I can contribute in many ways but this might be a gatekeeper issue, so I'll leave that with you all to debate, and have to set myself a calendar reminder to check that page every time for errors to then hunt and delete the offending MS Office files.
-
@girish *If * there's not a single dodgy character in any Apps.
So, are you saying it is not possible top backup the main server and all other apps if just one App has a dodgy character in it?
It seems to me that if the system can write the error, then it is still functioning, but chooses to fail on that error than log and continue.
Not sure what to say, doesn't seem like a technical impossibility to me, more one of strategy and persuasion.
If there's a way to vote on it, I vote for 99.999999999% backups being preferred to 0% backups. What you can do with that I really don't know.
I can contribute in many ways but this might be a gatekeeper issue, so I'll leave that with you all to debate, and have to set myself a calendar reminder to check that page every time for errors to then hunt and delete the offending MS Office files.
@marcusquinn looks like those are two issues then. One is a full backup containing all apps and the platform and the other is the failing app backup alone.
I guess the second one is clear, that we can't keep that 99% backup since we don't know what failed and if that is relevant to the app.
The first one could have an option to exclude such an app then from the wholesome backup.

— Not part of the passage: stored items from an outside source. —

SIGNATURES = {
    "fmc_version": (c_int, []),
    "fmc_last_error": (c_char_p, []),
    "fmc_groupnorm_workspace_bytes": (c_int64, [c_int, c_int, c_int]),
    "fmc_groupnorm_silu_fwd": (c_int, [c_void_p, c_void_p, c_void_p, c_void_p, c_void_p, c_void_p, c_int, c_int, c_int,
                                       c_int, c_float, c_int, c_int, c_void_p, c_int, c_void_p]),
    "fmc_groupnorm_silu_bwd": (c_int, [c_void_p, c_void_p, c_void_p, c_void_p, c_void_p, c_void_p, c_void_p, c_int,
                                       c_int, c_int, c_int, c_int, c_int, c_void_p]),
    "fmc_layernorm_add_fwd": (c_int, [c_void_p, c_void_p, c_void_p, c_void_p, c_void_p, c_void_p, c_void_p, c_int64, c_int, c_float, c_int,
                                      c_int, c_int, c_void_p]),
    "fmc_layernorm_fwd": (c_int, [c_void_p, c_void_p, c_void_p, c_void_p, c_void_p, c_int64, c_int, c_float, c_int,
                                  c_int, c_int, c_void_p]),
    "fmc_geglu_fwd": (c_int, [c_void_p, c_void_p, c_int64, c_int, c_int, c_void_p]),
    "fmc_spatial_attn_fwd": (c_int, [c_void_p, c_void_p, c_void_p, c_void_p, c_void_p, c_int, c_int, c_int, c_int, c_int,
                                     c_int64, c_int64, c_int64, c_int64, c_int64, c_int64, c_int, c_float, c_int,
                                     c_void_p]),
    "fmc_temporal_attn_fwd": (c_int, [c_void_p, c_void_p, c_void_p, c_void_p, c_int, c_int, c_int, c_int, c_int,
                                      c_int64, c_int64, c_int64, c_int64, c_int64, c_int64, c_float, c_int, c_void_p]),
    "fmc_plucker_fwd": (c_int, [c_void_p, c_void_p, c_void_p, c_int, c_int, c_int, c_int, c_int, c_int, c_int, c_void_p]),
    "fmc_omc_rasterize_fwd": (c_int, [c_void_p, c_void_p, c_void_p, c_void_p, c_int, c_int, c_int, c_int, c_int, c_int,
                                      c_void_p]),
    "fmc_gaussian_circle_mask_fwd": (c_int, [c_void_p, c_void_p, c_int, c_int, c_int, c_void_p]),
    "fmc_mask_modulate_fwd": (c_int, [c_void_p, c_void_p, c_void_p, c_void_p, c_int, c_int, c_int, c_int, c_int, c_int,
                                      c_int, c_void_p]),
    "fmc_feature_add_fwd": (c_int, [c_void_p, c_void_p, c_void_p, c_int64, c_int64, c_int, c_void_p]),
    "fmc_cfg_ddim_step": (c_int, [c_void_p, c_void_p, c_void_p, c_int64, c_int, c_float, c_float, c_float, c_int,
                                  c_void_p]),
    "fmc_linear_bf16": (c_int, [c_void_p, c_void_p, c_void_p, c_void_p, c_void_p, c_int64, c_int, c_int, c_int64,
                                c_int64, c_int64, c_float, c_int, c_int, c_int, c_void_p, c_int64, c_void_p, c_int64, c_int,
                                c_void_p, c_void_p]),
    "fmc_linear_bf16_gn": (c_int, [c_void_p, c_void_p, c_void_p, c_void_p, c_void_p, c_int64, c_int, c_int, c_int64, c_int64, c_int64,
                                   c_float, c_void_p, c_void_p, c_int, c_int, c_void_p]),
    "fmc_linear_bf16_ln": (c_int, [c_void_p, c_void_p, c_void_p, c_void_p, c_void_p, c_int64, c_int, c_int, c_int64, c_int64, c_int64,
                                   c_float, c_void_p, c_void_p, c_void_p, c_void_p, c_float, c_void_p, c_int, c_int, c_void_p, c_int, c_void_p]),
    "fmc_linear_bf16_lnc": (c_int, [c_void_p, c_void_p, c_void_p, c_int64, c_int, c_int, c_int64, c_int64, c_int, c_void_p, c_void_p, c_void_p,
                                    c_int, c_void_p]),
    "fmc_linear_bf16_ffblk": (c_int, [c_void_p, c_void_p, c_void_p, c_void_p, c_void_p, c_int64, c_int, c_int, c_int64, c_float, c_int, c_int, c_int,
                                      c_void_p, c_void_p, c_void_p, c_int, c_void_p]),
    "fmc_groupnorm_fold_linear": (c_int, [c_void_p, c_int, c_void_p, c_void_p, c_void_p, c_void_p, c_void_p, c_void_p, c_int, c_int, c_int, c_int, c_int,
                                          c_float, c_int, c_void_p]),
    "fmc_linear_bf16_imgw": (c_int, [c_void_p, c_void_p, c_void_p, c_void_p, c_int64, c_int, c_int, c_int64, c_int64, c_int, c_void_p, c_float, c_int,
                                     c_void_p]),
    "fmc_linear_bf16_fftail": (c_int, [c_void_p, c_void_p, c_void_p, c_void_p, c_void_p, c_void_p, c_int64, c_int, c_int, c_int, c_int64, c_int64,
                                       c_void_p, c_int, c_int, c_void_p]),
    "fmc_conv3x3_bf16_gn": (c_int, [c_void_p, c_void_p, c_void_p, c_void_p, c_void_p, c_void_p, c_int, c_int, c_int, c_int, c_int,
                                    c_int64, c_int, c_int, c_void_p, c_int, c_void_p]),
    "fmc_groupnorm_partial_splits": (c_int, [c_int, c_int]),
    "fmc_groupnorm_partials": (c_int, [c_void_p, c_void_p, c_int, c_void_p, c_int, c_int, c_int, c_int, c_int, c_void_p]),
    "fmc_conv3x3_halo_supported": (c_int, [c_int, c_int, c_int, c_int, c_int, c_int, c_int]),
    "fmc_conv3x3_halo_packed_bytes": (c_int64, [c_int, c_int]),
    "fmc_conv3x3_halo_pack_weight": (c_int, [c_void_p, c_void_p, c_int, c_int, c_void_p]),
    "fmc_conv3x3_halo_tiles_per_image": (c_int, [c_int, c_int]),
    "fmc_conv3x3_halo_bf16": (c_int, [c_void_p, c_void_p, c_int, c_void_p, c_void_p, c_void_p, c_void_p, c_void_p, c_int, c_int, c_int, c_int, c_int,
                                      c_int64, c_int, c_int, c_void_p, c_int, c_void_p, c_void_p]),
    "fmc_conv3x3_halo4_supported": (c_int, [c_int, c_int, c_int, c_int, c_int, c_int, c_int, c_int]),
    "fmc_conv3x3_halo4_pack_weight": (c_int, [c_void_p, c_void_p, c_int, c_int, c_int, c_void_p]),
    "fmc_conv3x3_halo4_row_blocks_per_image": (c_int, [c_int, c_int]),
    "fmc_conv3x3_halo4_tiles": (c_int, [c_int, c_int, c_int, c_int, c_int]),
    "fmc_conv3x3_halo4_bf16": (c_int, [c_void_p, c_void_p, c_int, c_void_p, c_void_p, c_void_p, c_void_p, c_void_p, c_int, c_int, c_int, c_int, c_int,
                                       c_int64, c_int, c_int, c_void_p, c_int, c_void_p, c_int64, c_int, c_void_p]),
    "fmc_linear4_supported": (c_int, [c_int64, c_int, c_int, c_int64]),
    "fmc_vendor_linear_candidates": (c_int, [c_int64, c_int, c_int, c_int64, c_int64, c_int64, c_int, c_int]),
    "fmc_vendor_linear_bf16": (c_int, [c_void_p, c_void_p, c_void_p, c_void_p, c_void_p, c_int64, c_int, c_int, c_int64, c_int64, c_int64, c_int, c_void_p,
                                       c_int64, c_void_p]),
    "fmc_geglu_pipe_supported": (c_int, [c_int64, c_int, c_int, c_int]),
    "fmc_geglu_pipe_ln_bf16": (c_int, [c_void_p, c_void_p, c_void_p, c_void_p, c_float, c_void_p, c_void_p, c_int64, c_int, c_int, c_int, c_int, c_void_p]),
    "fmc_attention_supported": (c_int, [c_int]),
    "fmc_attention_fwd": (c_int, [c_void_p, c_void_p, c_void_p, c_void_p, c_void_p, c_int, c_int, c_int, c_int, c_int, c_int64, c_int64, c_int64, c_int64,
                                  c_int64, c_int64, c_float, c_int, c_int, c_void_p]),
    "fmc_vendor_init": (c_int, []),
    "fmc_vendor_destroy": (c_int, []),
    "fmc_vendor_version": (c_int, []),
    "fmc_vendor_workspace_bytes": (c_int64, []),
    "fmc_linear4_bf16": (c_int, [c_void_p, c_void_p, c_void_p, c_void_p, c_void_p, c_void_p, c_int64, c_int, c_int, c_int64, c_int64, c_int64, c_float, c_void_p]),
    "fmc_groupnorm_coef": (c_int, [c_void_p, c_int, c_void_p, c_void_p, c_void_p, c_void_p, c_int, c_int, c_int, c_int, c_float, c_void_p]),
    "fmc_groupnorm_apply_fwd": (c_int, [c_void_p, c_void_p, c_void_p, c_void_p, c_void_p, c_void_p, c_int, c_int, c_int, c_int, c_int,
                                        c_float, c_int, c_int, c_void_p]),
    "fmc_split_bf16x3": (c_int, [c_void_p, c_void_p, c_int64, c_int, c_int64, c_int64, c_int, c_int, c_int, c_void_p]),
    "fmc_linear_x3_f32": (c_int, [c_void_p, c_void_p, c_void_p, c_void_p, c_void_p, c_int64, c_int, c_int, c_int64,
                                  c_int64, c_int64, c_float, c_int, c_int, c_int, c_void_p, c_int64, c_void_p, c_void_p]),
    "fmc_conv3x3_x3_f32": (c_int, [c_void_p, c_void_p, c_void_p, c_void_p, c_void_p, c_void_p, c_int, c_int, c_int,
                                   c_int, c_int, c_int64, c_int, c_int, c_int, c_int, c_void_p, c_int64, c_void_p]),
    "fmc_layernorm_bwd": (c_int, [c_void_p, c_void_p, c_void_p, c_void_p, c_void_p, c_void_p, c_int64, c_int, c_float,
                                  c_int, c_void_p]),
    "fmc_layernorm_bwd_add": (c_int, [c_void_p, c_void_p, c_void_p, c_void_p, c_void_p, c_void_p, c_void_p, c_int64, c_int, c_float,
                                      c_int, c_void_p]),
    "fmc_groupnorm_silu_bwd_add": (c_int, [c_void_p, c_void_p, c_void_p, c_void_p, c_void_p, c_void_p, c_void_p, c_int, c_int, c_int, c_int,
                                           c_int, c_void_p, c_int, c_void_p]),
    "fmc_groupnorm_silu_bwd_params_workspace_bytes": (c_int64, [c_int, c_int, c_int, c_int]),
    "fmc_groupnorm_silu_bwd_params": (c_int, [c_void_p] * 9 + [c_int, c_void_p] + [c_int] * 6 + [c_void_p]),
    "fmc_column_sum_workspace_bytes": (c_int64, [c_int64, c_int]),
    "fmc_column_sum": (c_int, [c_void_p, c_void_p, c_int64, c_int, c_int64, c_float, c_int, c_void_p, c_int, c_void_p]),
    "fmc_geglu_bwd": (c_int, [c_void_p, c_void_p, c_void_p, c_int64, c_int, c_int, c_void_p]),
    "fmc_spatial_attn_bwd": (c_int, [c_void_p] * 10 + [c_int] * 5 + [c_int64] * 10 + [c_int, c_float, c_int, c_void_p]),
    "fmc_temporal_attn_bwd": (c_int, [c_void_p] * 7 + [c_int] * 5 + [c_int64] * 9 + [c_float, c_int, c_void_p]),
    "fmc_fp8_scales_roll": (c_int, [c_void_p, c_void_p, c_void_p, c_float, c_void_p]),
    "fmc_linear_fp8_qkv": (c_int, [c_void_p, c_void_p, c_void_p, c_int64, c_int, c_int, c_int64, c_void_p, c_void_p, c_void_p]),
    "fmc_temporal_attn_fp8_fwd": (c_int, [c_void_p] * 5 + [c_int] * 5 + [c_int64] * 6 + [c_float, c_void_p]),
    "fmc_temporal_attn_fp8_bwd": (c_int, [c_void_p] * 8 + [c_int] * 5 + [c_int64] * 9 + [c_float, c_void_p]),
    "fmc_nhwc_to_cmajor_padded": (c_int, [c_void_p, c_void_p, c_int, c_int, c_int, c_int, c_int64, c_int, c_int, c_void_p]),
    "fmc_linear_wgrad_workspace_bytes": (c_int64, [c_void_p, c_int]),
    "fmc_linear_wgrad_bf16": (c_int, [c_void_p, c_int, c_void_p, c_int64, c_void_p]),
    "fmc_temporal_block_bf16": (c_int, [c_void_p, c_void_p, c_void_p, c_void_p, c_float, c_void_p, c_void_p, c_float, c_void_p, c_void_p, c_void_p,
                                        c_void_p, c_float, c_int, c_int, c_int, c_int, c_int, c_float, c_void_p]),
    "fmc_temporal_block_set_debug": (c_int, [c_void_p]),
    "fmc_xattn_block640_bf16": (c_int, [c_void_p, c_void_p, c_void_p, c_void_p, c_float, c_void_p, c_void_p, c_void_p, c_void_p, c_int, c_int, c_int, c_int,
                                        c_float, c_void_p]),
    "fmc_xattn_pack_kv": (c_int, [c_void_p, c_void_p, c_int, c_int, c_int64, c_void_p]),
    "fmc_geglu320_ln_bf16": (c_int, [c_void_p, c_void_p, c_void_p, c_void_p, c_float, c_void_p, c_void_p, c_int64, c_int, c_int, c_void_p]),
    "fmc_geglu640_ln_bf16": (c_int, [c_void_p, c_void_p, c_void_p, c_void_p, c_float, c_void_p, c_void_p, c_int64, c_int, c_int, c_void_p]),
    "fmc_xattn_pack_kv40": (c_int, [c_void_p, c_void_p, c_int, c_int, c_int64, c_void_p]),
    "fmc_xattn_block320_bf16": (c_int, [c_void_p, c_void_p, c_void_p, c_void_p, c_float, c_void_p, c_void_p, c_void_p, c_void_p, c_void_p, c_float,
                                        c_int, c_int, c_int, c_int, c_float, c_void_p]),
    "fmc_conv3x3_bf16": (c_int, [c_void_p, c_void_p, c_void_p, c_void_p, c_void_p, c_void_p, c_int, c_int, c_int,
                                 c_int, c_int, c_int64, c_int, c_int, c_int, c_int, c_void_p, c_int64, c_void_p]),
}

Just not sure if that has unnoticed side-effects then if the whole server has to be restored, but I guess we could include the last working backup of the app in such a case?
-
@marcusquinn looks like those are two issues then. One is a full backup containing all apps and the platform and the other is the failing app backup alone.
I guess the second one is clear, that we can't keep that 99% backup since we don't know what failed and if that is relevant to the app.
The first one could have an option to exclude such an app then from the wholesome backup. Just not sure if that has unnoticed side-effects then if the whole server has to be restored, but I guess we could include the last working backup of the app in such a case?